I myself have long been critical of anti-spam and "family" filters, most of which are ineffective at best, and brain-dead
at worst. One filter I evaluated stopped the users' PC when the word "bomb" was encountered, supposedly to stop children from
using the Internet to learn how to make bombs. Unfortunately, this also stopped students from researching the Unabomber or
other legitimate topics. Dumb.
Graham's new method, by contrast, is an intelligent application of the science of probability theory. In his latest iteration,
his filter correctly flags 99.5 percent of spam, with 0.0 percent "false positives."
False positives are important, personal messages that anti-spam efforts incorrectly filter out. This is a huge problem for
ordinary methods. As Graham explains, "For most users, missing legitimate email is an order of magnitude worse than receiving
spams, so a filter that yields false positives is like an acne cure that carries a risk of death to the patient."
Like many anti-spam crusaders, Graham himself started with an ordinary filter approach, looking for specific "bad words."

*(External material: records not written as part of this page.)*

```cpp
template <int BM, int BN, int WM, int WN, bool F32OUT, bool DMA, int NSTG = 2, int EPI = 2, bool CONV = true>
__global__ __launch_bounds__((BM / WM) * (BN / WN) * 64) void gemm_kernel(
    const half_t* pA, const half_t* pB, uint32_t p_a_bytes, uint32_t p_b_bytes, int p_lda, int p_ldb, int pM, int pN, int pK,
    int p_tiles_m, int p_tiles_n, int p_split_conv , const GemmArgs gfull) {
  GemmArgs g = gfull;
  g.A = pA;
  g.B = pB;
  g.a_bytes = p_a_bytes;
  g.b_bytes = p_b_bytes;
  g.lda = p_lda;
  g.ldb = p_ldb;
  g.M = pM;
  g.N = pN;
  g.K = pK;
  g.tiles_m = p_tiles_m;
  g.tiles_n = p_tiles_n;
  g.kt_per_split = p_split_conv & 0xffff;
  g.ksplit = (p_split_conv >> 16) & 0xff;
  g.conv_mode = p_split_conv >> 24;
// ... 18 lines not shown
  __shared__ __attribute__((aligned(16))) char smem[LDS_BYTES + GN_BYTES];

  const int tid = threadIdx.x;
  const int lane = tid & 63;
  const int wave = __builtin_amdgcn_readfirstlane(tid >> 6);
  const int wm0 = (wave / NWN) * WM;
  const int wn0 = (wave % NWN) * WN;

  int nblk = g.tiles_m * g.tiles_n;
  int bid = blockIdx.x;
  {
    int q = nblk >> 3, r = nblk & 7, xcd = bid & 7, idx = bid >> 3;
    bid = (xcd < r ? xcd * (q + 1) : r * (q + 1) + (xcd - r) * q) + idx;
  }
  const int tile_m = bid / g.tiles_n;
  const int tile_n = bid - tile_m * g.tiles_n;
  const int m0 = tile_m * BM;
  const int n0 = tile_n * BN;
  const int bz = blockIdx.y;
  const int kz = blockIdx.z;

  const half_t* Ab = g.A + (long long)bz * g.strideA;
  const half_t* Bb = g.B + (long long)bz * g.strideB;
  __amdgpu_buffer_rsrc_t rsA = vn_make_rsrc(Ab, g.a_bytes);
  __amdgpu_buffer_rsrc_t rsB = vn_make_rsrc(Bb, g.b_bytes);

  const int lrow = tid >> 3;
  const int gchunk = DMA ? ((tid & 7) ^ ((lrow >> 1) & 7)) : (tid & 7);

  const float rcp_hw = CONV ? __builtin_amdgcn_rcpf((float)(g.Ho * g.Wo)) : 0.f, rcp_wo = CONV ? __builtin_amdgcn_rcpf((float)g.Wo) : 0.f;
  int a_off[A_IT];
  int a_py[A_IT], a_px[A_IT], a_bh[A_IT];
#pragma unroll
  for (int i = 0; i < A_IT; ++i) {
    int m = m0 + lrow + RSTEP * i;
    bool ok = m < g.M;
    if (e_conv == 0) {
      a_off[i] = ok ? (int)((long long)m * g.lda * 2) + gchunk * 16 : -1;
      a_py[i] = a_px[i] = a_bh[i] = 0;
    } else {
      int rem, ox;
      const int b = vn_divmod(m, g.Ho * g.Wo, rcp_hw, rem);
      const int oy = vn_divmod(rem, g.Wo, rcp_wo, ox);
      a_bh[i] = ok ? b * g.Hi : -1;
      if (e_conv == 1) {
        a_py[i] = oy * g.stride - g.pad_t;
        a_px[i] = ox * g.stride - g.pad_l;
      } else {
        a_py[i] = oy + g.pad_t;
        a_px[i] = ox + g.pad_l;
      }
      a_off[i] = ((b * g.Hi + a_py[i]) * g.Wi + a_px[i]) * g.ldx2 + gchunk * 16;
    }
  }
  int b_off[B_IT];
#pragma unroll
  for (int i = 0; i < B_IT; ++i) {
    int n = n0 + lrow + RSTEP * i;
    b_off[i] = (n < g.N) ? (int)((long long)n * g.ldb * 2) + gchunk * 16 : -1;
  }

  u32x4 ra[DMA ? 1 : A_IT], rb[DMA ? 1 : B_IT];

  auto a_offset = [&](int i, int k0, int dy, int dx, int tapoff) -> uint32_t {
    if (e_conv == 0) return a_off[i] < 0 ? VN_OOB : (uint32_t)(a_off[i] + k0 * 2);
    bool ok = a_bh[i] >= 0;
    if (e_conv == 1 && !g.ups) {
      int iy = a_py[i] + dy, ix = a_px[i] + dx;
      ok = ok && (unsigned)iy < (unsigned)g.Hi && (unsigned)ix < (unsigned)g.Wi;
      return ok ? (uint32_t)(a_off[i] + tapoff) : VN_OOB;
    }
    int iy, ix;
    if (e_conv == 1) {
      iy = a_py[i] + dy;
      ix = a_px[i] + dx;
      ok = ok && (unsigned)iy < (unsigned)(2 * g.Hi) && (unsigned)ix < (unsigned)(2 * g.Wi);
      iy >>= 1;
      ix >>= 1;
    } else {
      int ty = a_py[i] - dy, tx = a_px[i] - dx;
      ok = ok && ty >= 0 && tx >= 0;
      if (g.stride == 2) {
        ok = ok && ((ty | tx) & 1) == 0;
        ty >>= 1;
        tx >>= 1;
      }
      iy = ty;
      ix = tx;
      ok = ok && iy < g.Hi && ix < g.Wi;
    }
    return ok ? (uint32_t)(((a_bh[i] + iy) * g.Wi + ix) * g.ldx2 + tapoff) : VN_OOB;
  };

  uint32_t a_cur[A_IT], b_cur[B_IT];
#pragma unroll
  for (int i = 0; i < B_IT; ++i) b_cur[i] = b_off[i] < 0 ? VN_OOB : (uint32_t)b_off[i];

  auto issue = [&](int kt, int stage, bool first) {
    const int k0 = kt * 64;
    bool recompute = first;
    int dy = 0, dx = 0, tapoff = 0;
    if (e_conv != 0) {
      int tap, ci0;
      if (g.korder) {
        const int chunk = kt / 9;
        tap = kt - chunk * 9;
        ci0 = chunk << 6;
        recompute = true;
      } else {
        tap = k0 / g.Ci;
        ci0 = k0 - tap * g.Ci;
        recompute = recompute || ci0 == 0;
      }
      if (recompute) {
        dy = tap / 3;
        dx = tap - dy * 3;
        tapoff = (e_conv == 1 && !g.ups) ? ((dy * g.Wi + dx) * g.ldx2 + ci0 * 2) : (ci0 * 2 + gchunk * 16);
      }
    }
    if (recompute) {
#pragma unroll
      for (int i = 0; i < A_IT; ++i) a_cur[i] = a_offset(i, k0, dy, dx, tapoff);
      if (first) {
#pragma unroll
        for (int i = 0; i < B_IT; ++i) b_cur[i] += (uint32_t)k0 * 2;
      }
    }
    if constexpr (DMA) {
      char* As = smem + stage * STAGE_BYTES;
      char* Bs = As + BM * 128;
#pragma unroll
      for (int i = 0; i < A_IT; ++i) dma16(rsA, As + (wave * 8 + RSTEP * i) * 128, a_cur[i]);
#pragma unroll
      for (int i = 0; i < B_IT; ++i) dma16(rsB, Bs + (wave * 8 + RSTEP * i) * 128, b_cur[i]);
    } else {
#pragma unroll
      for (int i = 0; i < A_IT; ++i) ra[i] = vn_buf_load16(rsA, a_cur[i]);
#pragma unroll
      for (int i = 0; i < B_IT; ++i) rb[i] = vn_buf_load16(rsB, b_cur[i]);
    }
// ... 238 lines not shown
        }
      }
      if (gn_img >= 0 && (!uni || lane < CPR)) {
        vn_u64* a = gacc + ((gn_img - gn_img0) * GN_NG + (gn_glo - gn_g0t)) * 4;
        vn_fx_add2(a, s_lo, q_lo);
        if (gn_split < 8) vn_fx_add2(a + 4, s_hi, q_hi);
      }
      s_lo = q_lo = s_hi = q_hi = 0.f;
    };
    for (int idx = tid; idx < BM * CPR; idx += NT) {
      int r = idx / CPR, c = (idx - r * CPR) * 8;
      int m = m0 + r, n = n0 + c;
      const bool valid = m < g.M && n < g.N;
      if (gn) {
        int gn_rem;
        const int img = valid ? vn_divmod(m, g.gn_hw, rcp_gnhw, gn_rem) : gn_img;
        if (__any(img != gn_img)) {
          gn_flush();
          gn_img = img;
        }
      }
      if (!valid) continue;
      half8 v = as_half8(*reinterpret_cast<const u32x4*>(smem + ((size_t)r * CS_LD + c) * 2));
      int ra_rem;
      const half_t* radd = e_rowadd ? e_rowadd + (long long)vn_divmod(m, g.rows_per_group, rcp_rpg, ra_rem) * g.ld_rowadd + n : nullptr;
      if (n + 8 <= g.N) {
        if (radd) {
          half8 t = *reinterpret_cast<const half8*>(radd);
          v = vn_add8(v, t);
        }
        if (Rb) {
          half8 rr = *reinterpret_cast<const half8*>(Rb + (long long)m * g.ldr + n);
          v = vn_add8(v, rr);
        }
        if (e_geglu == 2) {
          const half_t* pp = e_gate + (long long)m * g.ld_gate + 2 * n;
#pragma unroll
          for (int c2 = 0; c2 < 2; ++c2) {
            const half8 pre = *reinterpret_cast<const half8*>(pp + 8 * c2);
            half8 o;
#pragma unroll
            for (int e = 0; e < 4; ++e) {
              const float d = (float)v[4 * c2 + e], hh = (float)pre[e], gg = (float)pre[4 + e];
              float cdf, xpdf;
              vn_gelu_parts(gg, cdf, xpdf);
              o[e] = (half_t)(d * gg * cdf);
              o[4 + e] = (half_t)(d * hh * (cdf + xpdf));
            }
            vn_st16_wt(rsC, (uint32_t)(((long long)m * g.ldc + 2 * n + 8 * c2) * 2), o);
          }
          continue;
        }
        if (e_gate) {
          half8 pre = *reinterpret_cast<const half8*>(e_gate + (long long)m * g.ld_gate + n);
#pragma unroll
          for (int e = 0; e < 8; ++e) v[e] = (half_t)((float)v[e] * act_grad((float)pre[e], g.gate_act));
        }
        if (e_geglu == 1 || (e_C2 && e_geglu == 0)) vn_st16_wt_saved(rsC, (uint32_t)(((long long)m * g.ldc + n) * 2), v);
        else vn_st16_wt(rsC, (uint32_t)(((long long)m * g.ldc + n) * 2), v);
        if (e_geglu == 1) {
          half4 o2;
#pragma unroll
          for (int e = 0; e < 4; ++e) o2[e] = (half_t)((float)v[e] * vn_gelu_erf((float)v[4 + e]));
          *reinterpret_cast<half4*>(e_C2 + (long long)m * g.ldc2 + (n >> 1)) = o2;
        }
        if (gn) {
#pragma unroll
          for (int e = 0; e < 8; ++e) {
            const float x = (float)v[e];
            if (e < gn_split) {
              s_lo += x;
              q_lo += x * x;
            } else {
              s_hi += x;
              q_hi += x * x;
            }
          }
        }
        if (e_C2 && e_geglu == 0) {
          half8 o2;
#pragma unroll
          for (int e = 0; e < 8; ++e) o2[e] = (half_t)apply_act((float)v[e], g.act2);
          vn_st16_wt(rsC2, (uint32_t)(((long long)m * g.ldc2 + n) * 2), o2);
        }
      } else {
        for (int e = 0; e < 8 && n + e < g.N; ++e) {
          float x = (float)v[e];
          if (radd) x = (float)(half_t)(x + (float)radd[e]);
          if (Rb) x = (float)(half_t)(x + (float)Rb[(long long)m * g.ldr + n + e]);
          if (e_gate) x = (float)(half_t)(x * act_grad((float)e_gate[(long long)m * g.ld_gate + n + e], g.gate_act));
          Cb[(long long)m * g.ldc + n + e] = (half_t)x;
          if (e_C2) e_C2[(long long)m * g.ldc2 + n + e] = (half_t)apply_act((float)(half_t)x, g.act2);
          if (gn) {
            const float xs = (float)(half_t)x;
            if (e < gn_split) {
              s_lo += xs;
              q_lo += xs * xs;
            } else {
              s_hi += xs;
              q_hi += xs * xs;
            }
          }
        }
      }
    }
    if (gn) {
      gn_flush();
      __syncthreads();
      const int slot = tile_m % g.gn_slots;
      for (int i = tid; i < GN_IMG * GN_NG; i += NT) {
        const vn_u64* src = gacc + 4 * i;
        if ((src[0] | src[1] | src[2] | src[3]) == 0) continue;
        const int img = gn_img0 + i / GN_NG, grp = gn_g0t + i % GN_NG;
        vn_u64* dst = reinterpret_cast<vn_u64*>(e_gn_sums) + (((long long)img * g.gn_slots + slot) * g.gn_G + grp) * 4;
// ... 244 lines not shown
  g.geglu = d->geglu;
  g.lda = d->lda;
  g.ldb = d->ldb;
  g.ldc = d->ldc;
  g.ld_rowadd = d->ld_rowadd;
  g.ldr = d->ldr;
  g.strideA = d->strideA;
  g.strideB = d->strideB;
  g.strideC = d->strideC;
  g.M = d->M;
  g.N = d->N;
  g.K = d->K;
  g.batch = batch;
  g.rows_per_group = d->rows_per_group > 0 ? d->rows_per_group : 1;
  g.alpha = d->alpha;
  g.act = d->act;
  g.out_f32 = d->out_f32 ? 1 : 0;
  g.conv_mode = d->conv_mode;
  long long a_bytes;
  if (d->conv_mode == 0) {
    VN_REQUIRE(d->lda % 8 == 0, "gemm: lda=%lld must be a multiple of 8", d->lda);
    a_bytes = ((long long)(d->M - 1) * d->lda + d->K) * 2;
  } else {
    VN_REQUIRE(d->conv_mode == 1 || d->conv_mode == 2, "gemm: bad conv_mode %d", d->conv_mode);
    VN_REQUIRE(d->Ci > 0 && d->Ci % 64 == 0, "conv: Ci=%d must be a multiple of 64", d->Ci);
    VN_REQUIRE(d->K == 9 * d->Ci, "conv: K=%d must equal 9*Ci=%d", d->K, 9 * d->Ci);
    VN_REQUIRE(d->stride == 1 || d->stride == 2, "conv: stride %d unsupported", d->stride);
    VN_REQUIRE(d->Ho > 0 && d->Wo > 0 && d->M % (d->Ho * d->Wo) == 0, "conv: M=%d not a multiple of Ho*Wo", d->M);
    VN_REQUIRE(d->ldx % 8 == 0, "conv: ldx must be a multiple of 8");
    VN_REQUIRE(!(d->ups && d->conv_mode != 1), "conv: fused upsample only in forward gather mode");
    VN_REQUIRE(!(d->ups && d->stride != 1), "conv: fused upsample needs stride 1");
    g.Hi = d->Hi;
    g.Wi = d->Wi;
    g.Ci = d->Ci;
    g.Ho = d->Ho;
    g.Wo = d->Wo;
    g.stride = d->stride;
    g.pad_t = d->pad_t;
    g.pad_l = d->pad_l;
    g.ups = d->ups;
    g.ldx2 = (int)(d->ldx * 2);
    VN_REQUIRE(!d->conv_korder || d->Ci % 64 == 0, "conv: conv_korder=1 needs Ci=%d to be a multiple of 64", d->Ci);
    g.korder = d->conv_korder ? 1 : 0;
    long long nb = d->M / (d->Ho * d->Wo);
    a_bytes = nb * d->Hi * d->Wi * d->ldx * 2;
  }
  long long b_bytes = ((long long)(d->N - 1) * d->ldb + d->K) * 2;
  VN_REQUIRE(a_bytes < 0x7fffffffLL && b_bytes < 0x7fffffffLL, "gemm: operand larger than 2 GiB");
  g.a_bytes = (uint32_t)a_bytes;
  g.b_bytes = (uint32_t)b_bytes;
  if (!d->out_f32) {
    VN_REQUIRE(d->ldc % 8 == 0 || d->N < 8, "gemm: ldc=%lld must be a multiple of 8", d->ldc);
  }
  VN_REQUIRE_OUT("gemm C", vn_out_bytes(d->M, d->ldc, d->N, d->out_f32 ? 4 : 2, batch, d->strideC));
  if (d->C2) VN_REQUIRE_OUT("gemm C2", vn_out_bytes(d->M, d->ldc2, d->geglu == 1 ? d->N / 2 : d->N, 2));
  hipStream_t st = (hipStream_t)stream;
  bool f32 = d->out_f32 != 0;
  VN_REQUIRE(!(f32 && d->rowadd), "gemm: rowadd is only supported for f16 output");
  if (d->gate_src || d->C2) {
    VN_REQUIRE(!f32 && batch == 1, "gemm: gate/C2 epilogues need f16 output and batch 1");
    VN_REQUIRE(!d->gate_src || (d->gate_act >= 1 && d->gate_act <= 3 && d->ld_gate % 8 == 0), "gemm: bad gate arguments");
    VN_REQUIRE(!d->C2 || (d->act2 >= 0 && d->act2 <= 3 && d->ldc2 % 8 == 0), "gemm: bad C2 arguments");
  }

  if (d->geglu) {
    VN_REQUIRE(d->geglu == 1 || d->geglu == 2, "gemm: geglu must be 0, 1 or 2");
    VN_REQUIRE(!f32 && batch == 1 && d->N % 8 == 0, "gemm: geglu needs f16 output, batch 1 and N %% 8 == 0");
    VN_REQUIRE(d->split_k == 1, "gemm: geglu needs split_k = 1 (it lives in the fused epilogue)");
    VN_REQUIRE(!d->gn_sums, "gemm: geglu and gn_sums are exclusive");
    if (d->geglu == 1) {
      VN_REQUIRE(d->C2 && d->ldc2 % 4 == 0 && !d->gate_src, "gemm: geglu forward needs C2 ([M][N/2]) and no gate");
    } else {
      VN_REQUIRE(d->gate_src && d->ld_gate % 8 == 0 && !d->C2 && !d->resid && !d->rowadd,
                 "gemm: geglu backward needs gate_src ([M][2N] saved pre-activation) and a plain epilogue");
      VN_REQUIRE(d->ldc % 8 == 0, "gemm: geglu backward writes [M][2N]: ldc %% 8");
    }
  }
  if (d->gn_sums) {
    VN_REQUIRE(!f32 && batch == 1, "gemm: gn_sums needs f16 output and batch 1");
    VN_REQUIRE(d->gn_hw >= 64 && d->gn_cpg >= 4 && d->gn_groups > 0 && d->gn_slots > 0 && d->N == d->gn_cpg * d->gn_groups &&
                   d->M % d->gn_hw == 0 && (d->gn_cpg >= 8 || d->gn_cpg == 4),
               "gemm: bad gn_sums geometry hw=%d cpg=%d G=%d", d->gn_hw, d->gn_cpg, d->gn_groups);
    VN_REQUIRE(d->split_k == 1, "gemm: gn_sums needs split_k = 1 (the statistics live in the fused epilogue)");
  }

  int cfg = d->tile_hint;
  bool dma = true;
  if (cfg >= 100) {
    dma = false;
    cfg -= 100;
  }
  if (cfg == 0) cfg = select_tile(d->M, d->N, batch);
  VN_REQUIRE(cfg >= 1 && cfg <= kMaxTile, "gemm: unknown tile_hint %d", d->tile_hint);
  if (cfg == 18 &&
      (d->conv_mode < 1 || d->conv_mode > 2 || d->stride != 1 || d->ups || d->pad_t != 1 || d->pad_l != 1 || d->Hi != d->Ho ||
       d->Wi != d->Wo || (d->Ho & 15) || (d->Wo & 15) || (d->Ci & 63) || !d->conv_korder || batch != 1 || f32))
    cfg = 17;
  if (cfg == 18 && d->gn_sums && (d->gn_cpg & 1)) cfg = 17;
  if ((cfg == 16 || cfg == 17) && (!dma || (d->conv_mode && (d->ups || (d->conv_mode == 2 && d->stride == 2))) ||
                    (d->gn_sums && (d->gn_cpg & 1)) ||
                    (d->M >= (1 << 24) && (d->conv_mode || d->rowadd || d->gn_sums)))) cfg = cfg == 16 ? 5 : 7;
  if ((cfg == 5 || cfg == 16) && f32) cfg = 4;
  if (cfg == 17 && f32) cfg = 7;
  if ((cfg == 6 || cfg == 7) && !dma) cfg = 4;
  if (cfg >= 10 && !dma) cfg = kTiles[cfg].bm == 128 ? (kTiles[cfg].bn == 128 ? 1 : 2) : 3;
  long long ws_floats = d->workspace ? d->workspace_bytes / 4 : 0;
  int ks = d->split_k;
  if (ks == 0) ks = select_ksplit(d->M, d->N, d->K, batch, cfg, ws_floats);
  if (ks < 1) ks = 1;
  const int nk = d->K / 64;
  if (ks > nk) ks = nk;
  if (ks > 1) {
    VN_REQUIRE(d->workspace && (long long)ks * batch * d->M * d->N <= ws_floats,
               "gemm: split_k=%d needs %lld workspace bytes", ks, (long long)ks * batch * d->M * d->N * 4);
    VN_REQUIRE(batch == 1 || (d->strideC != 0), "gemm: batched split-K needs strideC");
    VN_REQUIRE((long long)batch * d->M * ((d->N + 3) / 4) < 0x7fffffffLL, "gemm: split-K output larger than 2^31 chunks");
    VN_REQUIRE_OUT("gemm split-K workspace", (long long)ks * batch * d->M * d->N * 4);
  }
  if (cfg == 18 && ks > d->Ci / 64) ks = d->Ci / 64;
  g.ksplit = ks;
  g.kt_per_split = cdiv(nk, ks);
  g.ksplit = cdiv(nk, g.kt_per_split);
// ... 34 lines not shown
```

This initially showed some promise. Simply filtering out all e-mails that contain the word "click," he says, correctly eliminates
79.7 percent of spam messages, while wrongly trashing only 1.2 percent of legitimate mail.
Those success rates, however, quickly degrade as more and more words are added to the "bad" list. This makes the crude filtering
approach unusable.
The solution, Graham found, was to expand the technique in a statistically sophisticated way. Because all spam is trying
to hype something, certain words have a high probability of indicating a spam message. Other words almost never appear in
spam.
Words such as "though" and "apparently," for example, increase the probability that a message is legitimate, because spam
isn't big on subtlety. At the same time, a genuine message isn't rejected simply because it uses a single instance of a term
that might also appear in an adult-oriented spam message.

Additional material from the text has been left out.